» Your assignment
Find "#define QR_TIE(acc, ptr)" and "const int slab = wave * RW;" in the records below. Copy the lines holding them and every line between, exactly, and no others.

» Exercise data
○ ○ ○ ○ ○ ○ ○

#define QR_MAXREF 4
#define QR_FENCE() do { asm volatile("" ::: "memory"); __builtin_amdgcn_sched_barrier(0); } while (0)
#define QR_TIE(acc, ptr) asm volatile("" : "+v"(acc), "+v"(ptr))
struct QrRefs { const cplx* V[QR_MAXREF]; const cplx* Tn[QR_MAXREF]; int nb[QR_MAXREF]; int n; };
template<bool TRANS_T, int NCH>
__global__ __launch_bounds__(256, 2) void k_qr_apply_reg(QrRefs refs, int ldv, cplx* __restrict__ C, int ldc, int rows, int ncols, size_t cs, int nb_chains) {
    __shared__ cplx sW[QR_NB][QR_NB + 1];
    __shared__ cplx sT[QR_NB][QR_NB + 1];
    __shared__ cplx sPart[4][QR_NB][QR_NB + 1];
    int chain, cblk;
    xcd_chain_tile((ncols + QR_NB - 1) / QR_NB, nb_chains, chain, cblk);
    C = chain_ptr_i(C, cs, chain);
    constexpr int RW = 16 * NCH;
    constexpr int NE = 4 * NCH;
    const int tid = threadIdx.x, lane = tid & 63, wave = tid >> 6;
    const int l15 = lane & 15, l4 = lane >> 4;
    const int c0 = cblk * QR_NB;
    const int nc = min(QR_NB, ncols - c0);
    const int slab = wave * RW;
    const int rlast = rows - 1;
    const bool cok = l15 < nc;
    cplx* Ccol = C + (size_t)(c0 + (cok ? l15 : 0)) * ldc;
    cplx creg[NE];
#pragma unroll
    for (int e = 0; e < NE; ++e) {
        const int row = slab + 4 * e + l4;
        const cplx t = nt_load(Ccol + min(row, rlast));
        creg[e] = (cok && row < rows) ? t : make_double2(0.0, 0.0);
    }
    const int wi = tid & 15, wj = tid >> 4;
    for (int rf = 0; rf < refs.n; ++rf) {
#if defined(__HIP_DEVICE_COMPILE__)
        typedef const cplx __attribute__((address_space(1)))* gcplx;
#else
        typedef const cplx* gcplx;
#endif
        gcplx Vp = (gcplx)chain_ptr_i(refs.V[rf], cs, chain);
        gcplx Tn = (gcplx)chain_ptr_i(refs.Tn[rf], cs, chain);
        const int nb = refs.nb[rf];
        int rl = rlast, rw = rows;
        asm volatile("" : "+v"(rl), "+s"(rw));
        __syncthreads();
        {
            const cplx t = Tn[wj * QR_NB + wi];
            sT[wi][wj] = (wi < nb && wj < nb) ? t : make_double2(0.0, 0.0);
        }
        const bool vok = l15 < nb;
        gcplx Vcol = Vp + (size_t)(vok ? l15 : 0) * ldv;
        q_v4d w_re = (q_v4d)(0.0), w_im = (q_v4d)(0.0), w_p2 = (q_v4d)(0.0);
        constexpr int CH = 4;
        cplx va[CH], vb[CH];
        auto loadv = [&](gcplx base, int e0, cplx (&dst)[CH]) {
            int rb = slab + l4;
            asm volatile("" : "+v"(rb));
#pragma unroll
            for (int i = 0; i < CH; ++i) {
                if (e0 + i >= NE) continue;
                const int row = rb + 4 * (e0 + i);
                dst[i] = base[min(row, rl)];
            }
        };
        auto mac = [&](int e0, const cplx (&src)[CH]) {
#pragma unroll
            for (int i = 0; i < CH; ++i) {
                if (e0 + i >= NE) continue;
                const cplx v = src[i];
                const cplx x = creg[e0 + i];
                w_re = __builtin_amdgcn_mfma_f64_16x16x4f64(v.x, x.x, w_re, 0, 0, 0);
                w_p2 = __builtin_amdgcn_mfma_f64_16x16x4f64(-v.y, x.y, w_p2, 0, 0, 0);
                w_im = __builtin_amdgcn_mfma_f64_16x16x4f64(v.x - v.y, x.x + x.y, w_im, 0, 0, 0);
            }
        };
        gcplx vbase = Vcol;
        loadv(vbase, 0, va);
        if (CH < NE) loadv(vbase, CH, vb);
        __builtin_amdgcn_sched_barrier(0);
#pragma unroll
        for (int c = 0; c < NE; c += 2 * CH) {
            mac(c, va);
            __builtin_amdgcn_sched_barrier(0);
            if (c + 2 * CH < NE) { QR_TIE(w_re, vbase); loadv(vbase, c + 2 * CH, va); __builtin_amdgcn_sched_barrier(0); }
            if (c + CH < NE) { mac(c + CH, vb); __builtin_amdgcn_sched_barrier(0); }
            if (c + 3 * CH < NE) { QR_TIE(w_re, vbase); loadv(vbase, c + 3 * CH, vb); __builtin_amdgcn_sched_barrier(0); }
        }
#pragma unroll
        for (int r = 0; r < 4; ++r) sPart[wave][l4 + 4 * r][l15] = make_double2(w_re[r] - w_p2[r], (w_im[r] - w_re[r]) - w_p2[r]);
        __syncthreads();
        {
            cplx p0 = sPart[0][wi][wj], p1 = sPart[1][wi][wj], p2 = sPart[2][wi][wj], p3 = sPart[3][wi][wj];
            sW[wi][wj] = make_double2((p0.x + p1.x) + (p2.x + p3.x), (p0.y + p1.y) + (p2.y + p3.y));
        }
        __syncthreads();
        {
            cplx a2 = make_double2(0.0, 0.0);
#pragma unroll
            for (int k = 0; k < QR_NB; ++k) {
                cplx t = TRANS_T ? make_double2(sT[k][wi].x, -sT[k][wi].y) : sT[wi][k];
                cplx w = sW[k][wj];
                a2.x += t.x * w.x - t.y * w.y;
                a2.y += t.x * w.y + t.y * w.x;
            }
            __syncthreads();
            sW[wi][wj] = a2;
        }
        __syncthreads();
        cplx w2[4];
#pragma unroll
        for (int ks = 0; ks < 4; ++ks) w2[ks] = sW[ks * 4 + l4][l15];
        cplx vfa[4], vfb[4];
        auto loadvf = [&](gcplx base, int t, cplx (&dst)[4]) {
            const int vrow = slab + 16 * t + l15;
            const int vr = min(vrow, rl);
#pragma unroll
            for (int ks = 0; ks < 4; ++ks) {
                const int k = ks * 4 + l4;
                dst[ks] = base[(size_t)min(k, nb - 1) * ldv + vr];
            }
        };
        double w2s[4];
#pragma unroll
        for (int ks = 0; ks < 4; ++ks) w2s[ks] = w2[ks].x + w2[ks].y;
        q_v4d d_re, d_im, d_p2;
        auto upd = [&](int t, const cplx (&vf)[4]) {
            d_re = (q_v4d)(0.0); d_im = (q_v4d)(0.0); d_p2 = (q_v4d)(0.0);
#pragma unroll
            for (int ks = 0; ks < 4; ++ks) {
                d_re = __builtin_amdgcn_mfma_f64_16x16x4f64(vf[ks].x, w2[ks].x, d_re, 0, 0, 0);
                d_p2 = __builtin_amdgcn_mfma_f64_16x16x4f64(vf[ks].y, w2[ks].y, d_p2, 0, 0, 0);
                d_im = __builtin_amdgcn_mfma_f64_16x16x4f64(vf[ks].x + vf[ks].y, w2s[ks], d_im, 0, 0, 0);
            }
        };
        auto put = [&](int t) {
            int rb = slab + l4;
            asm volatile("" : "+v"(rb));
#pragma unroll
            for (int r = 0; r < 4; ++r) {
                const bool rin = rb + 16 * t + 4 * r < rw;
                creg[4 * t + r].x = rin ? creg[4 * t + r].x + (d_re[r] - d_p2[r]) : 0.0;
                creg[4 * t + r].y = rin ? creg[4 * t + r].y + ((d_im[r] - d_re[r]) - d_p2[r]) : 0.0;
            }
        };
        gcplx pbase = Vp;
        loadvf(pbase, 0, vfa);
        if (NCH > 1) loadvf(pbase, 1, vfb);
        __builtin_amdgcn_sched_barrier(0);
#pragma unroll
        for (int t = 0; t < NCH; t += 2) {
            upd(t, vfa);
            __builtin_amdgcn_sched_barrier(0);
            if (t + 2 < NCH) { QR_TIE(d_re, pbase); loadvf(pbase, t + 2, vfa); __builtin_amdgcn_sched_barrier(0); }
            put(t);
            if (t + 1 < NCH) {
                upd(t + 1, vfb);
                __builtin_amdgcn_sched_barrier(0);
                if (t + 3 < NCH) { QR_TIE(d_re, pbase); loadvf(pbase, t + 3, vfb); __builtin_amdgcn_sched_barrier(0); }
                put(t + 1);
            }
        }
    }
#pragma unroll
    for (int e = 0; e < NE; ++e) {
        const int row = slab + 4 * e + l4;
        if (cok && row < rows) nt_store(Ccol + row, creg[e]);
    }
}
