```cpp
template <int D>
__global__ void __launch_bounds__(256, D <= 64 ? 3 : 2)
attn_kernel(const AttnK p) {
  constexpr int KS = D / 32;
  constexpr bool R16 = (D % 32) == 16;
  static_assert(D % 16 == 0 && KS >= 1, "head width must be a multiple of 16, at least 32");
  constexpr int DT = D / 16;
  constexpr float MOVE_THR = 8.0f;
  constexpr bool DMA = D == 64;
  constexpr int KROW = DMA ? D : D + (((D / 2) % 16 == 8) ? 0 : PADE);
  __shared__ __attribute__((aligned(16))) uint16_t Ks[2][KT * KROW];
  __shared__ __attribute__((aligned(16))) uint16_t Vs[2][KT * KROW];

  const int tid = threadIdx.x, lane = tid & 63, wave = tid >> 6;
  const int lc = lane & 15, lq = lane >> 4;
  int bx, by;
  adm_xcd_block(bx, by);
  const int n = by / p.heads, hd = by % p.heads;
  const int qbase = bx * QB + wave * QW;
  const uint16_t* base = p.qkv + (long long)n * p.T * p.C3;
  const int qcol = p.q_off + hd * p.head_stride, kcol = p.k_off + hd * p.kv_head_stride,
            vcol = p.v_off + hd * p.kv_head_stride;
  const __amdgpu_buffer_rsrc_t rsk = __builtin_amdgcn_make_buffer_rsrc((void*)(p.kv + (long long)n * p.kv_rows * p.Ckv), 0,
                                                                       p.Tk * p.Ckv * 2, 0x00020000);

  const __amdgpu_buffer_rsrc_t rs = __builtin_amdgcn_make_buffer_rsrc((void*)base, 0, p.T * p.C3 * 2, 0x00020000);
  adm_h8 qf[2][KS];
#pragma unroll
  for (int qt = 0; qt < 2; ++qt) {
    const int q = qbase + qt * 16 + lc;
#pragma unroll
    for (int ks = 0; ks < KS; ++ks) {
      const adm_u32x4 v = __builtin_amdgcn_raw_buffer_load_b128(rs, (q * p.C3 + qcol + ks * 32 + lq * 8) * 2, 0, 0);
      qf[qt][ks] = __builtin_bit_cast(adm_h8, v);
    }
  }
  adm_s16x4 qf16[2] = {};
  if constexpr (R16) {
#pragma unroll
    for (int qt = 0; qt < 2; ++qt) {
      const int q = qbase + qt * 16 + lc;
      const adm_u32x2 v = __builtin_amdgcn_raw_buffer_load_b64(rs, (q * p.C3 + qcol + KS * 32 + lq * 4) * 2, 0, 0);
      qf16[qt] = __builtin_bit_cast(adm_s16x4, v);
    }
  }

  f32x4 oacc[DT][2], lacc[2], cin[2];
#pragma unroll
  for (int qt = 0; qt < 2; ++qt) {
#pragma unroll
    for (int dt = 0; dt < DT; ++dt) oacc[dt][qt] = f32x4{0.f, 0.f, 0.f, 0.f};
    lacc[qt] = f32x4{0.f, 0.f, 0.f, 0.f};
    cin[qt] = f32x4{0.f, 0.f, 0.f, 0.f};
  }
  float m_run[2] = {0.f, 0.f};
  typedef __attribute__((ext_vector_type(8))) short s16x8;
  const adm_h8 ones = __builtin_bit_cast(adm_h8, s16x8{ADM_ONE16, ADM_ONE16, ADM_ONE16, ADM_ONE16, ADM_ONE16, ADM_ONE16, ADM_ONE16, ADM_ONE16});
  const float thr_raw = MOVE_THR / p.scale_log2;

  const int ntiles = (p.Tk + KT - 1) / KT;
  ATT_T0();
  AdmTileRegs<KT, D, 256> kr, vr;
  typedef __attribute__((ext_vector_type(4))) unsigned int u32x4s;
  const unsigned long long kvbase = (unsigned long long)(p.kv + (long long)n * p.kv_rows * p.Ckv);
  const u32x4s rsk_s = {(unsigned)__builtin_amdgcn_readfirstlane((int)(unsigned)kvbase),
                        (unsigned)__builtin_amdgcn_readfirstlane((int)(unsigned)(kvbase >> 32)) & 0xffffu,
                        (unsigned)__builtin_amdgcn_readfirstlane(p.Tk * p.Ckv * 2), 0x00020000u};
  const unsigned lds_k = (unsigned)(uintptr_t)(__attribute__((address_space(3))) uint16_t*)&Ks[0][0];
  const unsigned lds_v = (unsigned)(uintptr_t)(__attribute__((address_space(3))) uint16_t*)&Vs[0][0];
  const int wave_u = __builtin_amdgcn_readfirstlane(wave);
  auto dma_tile = [&](int kt0) {
    const unsigned slot = (unsigned)(kt0 & 1) * (KT * KROW * 2);
#pragma unroll
    for (int j = 0; j < 2; ++j) {
      const int piece = wave_u * 2 + j;
      const int row = kt0 * KT + piece * 8 + (lane >> 3);
      const int gseg = (lane & 7) ^ (lane >> 3);
      const unsigned voff_k = (unsigned)(row * p.Ckv + kcol + gseg * 8) * 2u, voff_v = (unsigned)(row * p.Ckv + vcol + gseg * 8) * 2u;
      const unsigned dst_k = lds_k + slot + piece * 1024, dst_v = lds_v + slot + piece * 1024;
      unsigned keep;
      asm volatile("s_mov_b32 %0, m0\n\ts_mov_b32 m0, %3\n\ts_nop 0\n\tbuffer_load_dwordx4 %1, %2, 0 offen lds\n\ts_mov_b32 m0, %0"
                   : "=&s"(keep) : "v"(voff_k), "s"(rsk_s), "s"(dst_k) : "memory");
      asm volatile("s_mov_b32 %0, m0\n\ts_mov_b32 m0, %3\n\ts_nop 0\n\tbuffer_load_dwordx4 %1, %2, 0 offen lds\n\ts_mov_b32 m0, %0"
                   : "=&s"(keep) : "v"(voff_v), "s"(rsk_s), "s"(dst_v) : "memory");
    }
  };
  if constexpr (DMA) {
    dma_tile(0);
    asm volatile("s_waitcnt vmcnt(0)" ::: "memory");
  } else {
    kr.load_buf(rsk, p.Ckv, kcol, 0, tid);
    vr.load_buf(rsk, p.Ckv, vcol, 0, tid);
    kr.store(Ks[0], KROW, tid);
    vr.store(Vs[0], KROW, tid);
  }
  __syncthreads();

  auto s_phase = [&](int kt0, f32x4 (&st)[4][2]) {
    const uint16_t* Kc = Ks[kt0 & 1];
    constexpr int NSET = R16 ? 4 : 2;
    adm_h8 kfr[NSET][KS];
    adm_s16x4 kfr16[NSET] = {};
    auto kread = [&](int kt) {
      const int slot = kt % NSET;
#pragma unroll
      for (int ks = 0; ks < KS; ++ks)
        kfr[slot][ks] = *reinterpret_cast<const adm_h8*>(
            &Kc[(kt * 16 + lc) * KROW + (DMA ? ((ks * 4 + lq) ^ (lc & 7)) * 8 : ks * 32 + lq * 8)]);
      if constexpr (R16) kfr16[slot] = *reinterpret_cast<const adm_s16x4*>(&Kc[(kt * 16 + lc) * KROW + KS * 32 + lq * 4]);
    };
    __builtin_amdgcn_sched_barrier(0);
    if constexpr (R16) {
#pragma unroll
      for (int kt = 0; kt < 4; ++kt) kread(kt);
    } else {
      kread(0);
    }
#pragma unroll
    for (int kt = 0; kt < 4; ++kt) {
      if (!R16 && kt + 1 < 4) kread(kt + 1);
      __builtin_amdgcn_sched_barrier(0);
#pragma unroll
      for (int qt = 0; qt < 2; ++qt)
        st[kt][qt] = adm_mfma_16x16x32(kfr[kt % NSET][0], qf[qt][0], cin[qt], 0, 0, 0);
#pragma unroll
      for (int ks = 1; ks < KS; ++ks)
#pragma unroll
        for (int qt = 0; qt < 2; ++qt)
          st[kt][qt] = adm_mfma_16x16x32(kfr[kt % NSET][ks], qf[qt][ks], st[kt][qt], 0, 0, 0);
      if constexpr (R16) {
#pragma unroll
        for (int qt = 0; qt < 2; ++qt)
          st[kt][qt] = adm_mfma_16x16x16(kfr16[kt % NSET], qf16[qt], st[kt][qt], 0, 0, 0);
      }
      __builtin_amdgcn_sched_barrier(0);
    }
  };

  auto tile = [&](int kt0, auto rag_, auto first_) {
    constexpr bool RAG = decltype(rag_)::value, FIRST = decltype(first_)::value;
    const int k0 = kt0 * KT;
    const bool next = kt0 + 1 < ntiles;
    if (next) {
      if constexpr (DMA) {
        dma_tile(kt0 + 1);
      } else {
        kr.load_buf(rsk, p.Ckv, kcol, k0 + KT, tid);
        vr.load_buf(rsk, p.Ckv, vcol, k0 + KT, tid);
      }
    }
    ATT_T(0);
    f32x4 st[4][2];
    s_phase(kt0, st);
    ATT_T(1);
    const uint16_t* Vc = Vs[kt0 & 1];
    __builtin_amdgcn_sched_barrier(0);
    adm_h8 vfr[2][2];
    auto vread = [&](int dt, int slot) {
#pragma unroll
      for (int kb = 0; kb < 2; ++kb)
        vfr[slot][kb] = DMA ? adm_tr_frag_swz(Vc, kb * 32, dt * 16, lc, lq) : adm_tr_frag(Vc, KROW, kb * 32, dt * 16, lc, lq);
    };
    vread(0, 0);
    __builtin_amdgcn_sched_barrier(0);
    ATT_T(2);
    if constexpr (RAG) {
#pragma unroll
// ... 288 lines not shown
```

○ ○ ○ ○ ○ ○ ○

» Written answer
#define QR_TIE(acc, ptr) asm volatile("" : "+v"(acc), "+v"(ptr))
struct QrRefs { const cplx* V[QR_MAXREF]; const cplx* Tn[QR_MAXREF]; int nb[QR_MAXREF]; int n; };
template<bool TRANS_T, int NCH>
__global__ __launch_bounds__(256, 2) void k_qr_apply_reg(QrRefs refs, int ldv, cplx* __restrict__ C, int ldc, int rows, int ncols, size_t cs, int nb_chains) {
    __shared__ cplx sW[QR_NB][QR_NB + 1];
    __shared__ cplx sT[QR_NB][QR_NB + 1];
    __shared__ cplx sPart[4][QR_NB][QR_NB + 1];
    int chain, cblk;
    xcd_chain_tile((ncols + QR_NB - 1) / QR_NB, nb_chains, chain, cblk);
    C = chain_ptr_i(C, cs, chain);
    constexpr int RW = 16 * NCH;
    constexpr int NE = 4 * NCH;
    const int tid = threadIdx.x, lane = tid & 63, wave = tid >> 6;
    const int l15 = lane & 15, l4 = lane >> 4;
    const int c0 = cblk * QR_NB;
    const int nc = min(QR_NB, ncols - c0);
    const int slab = wave * RW;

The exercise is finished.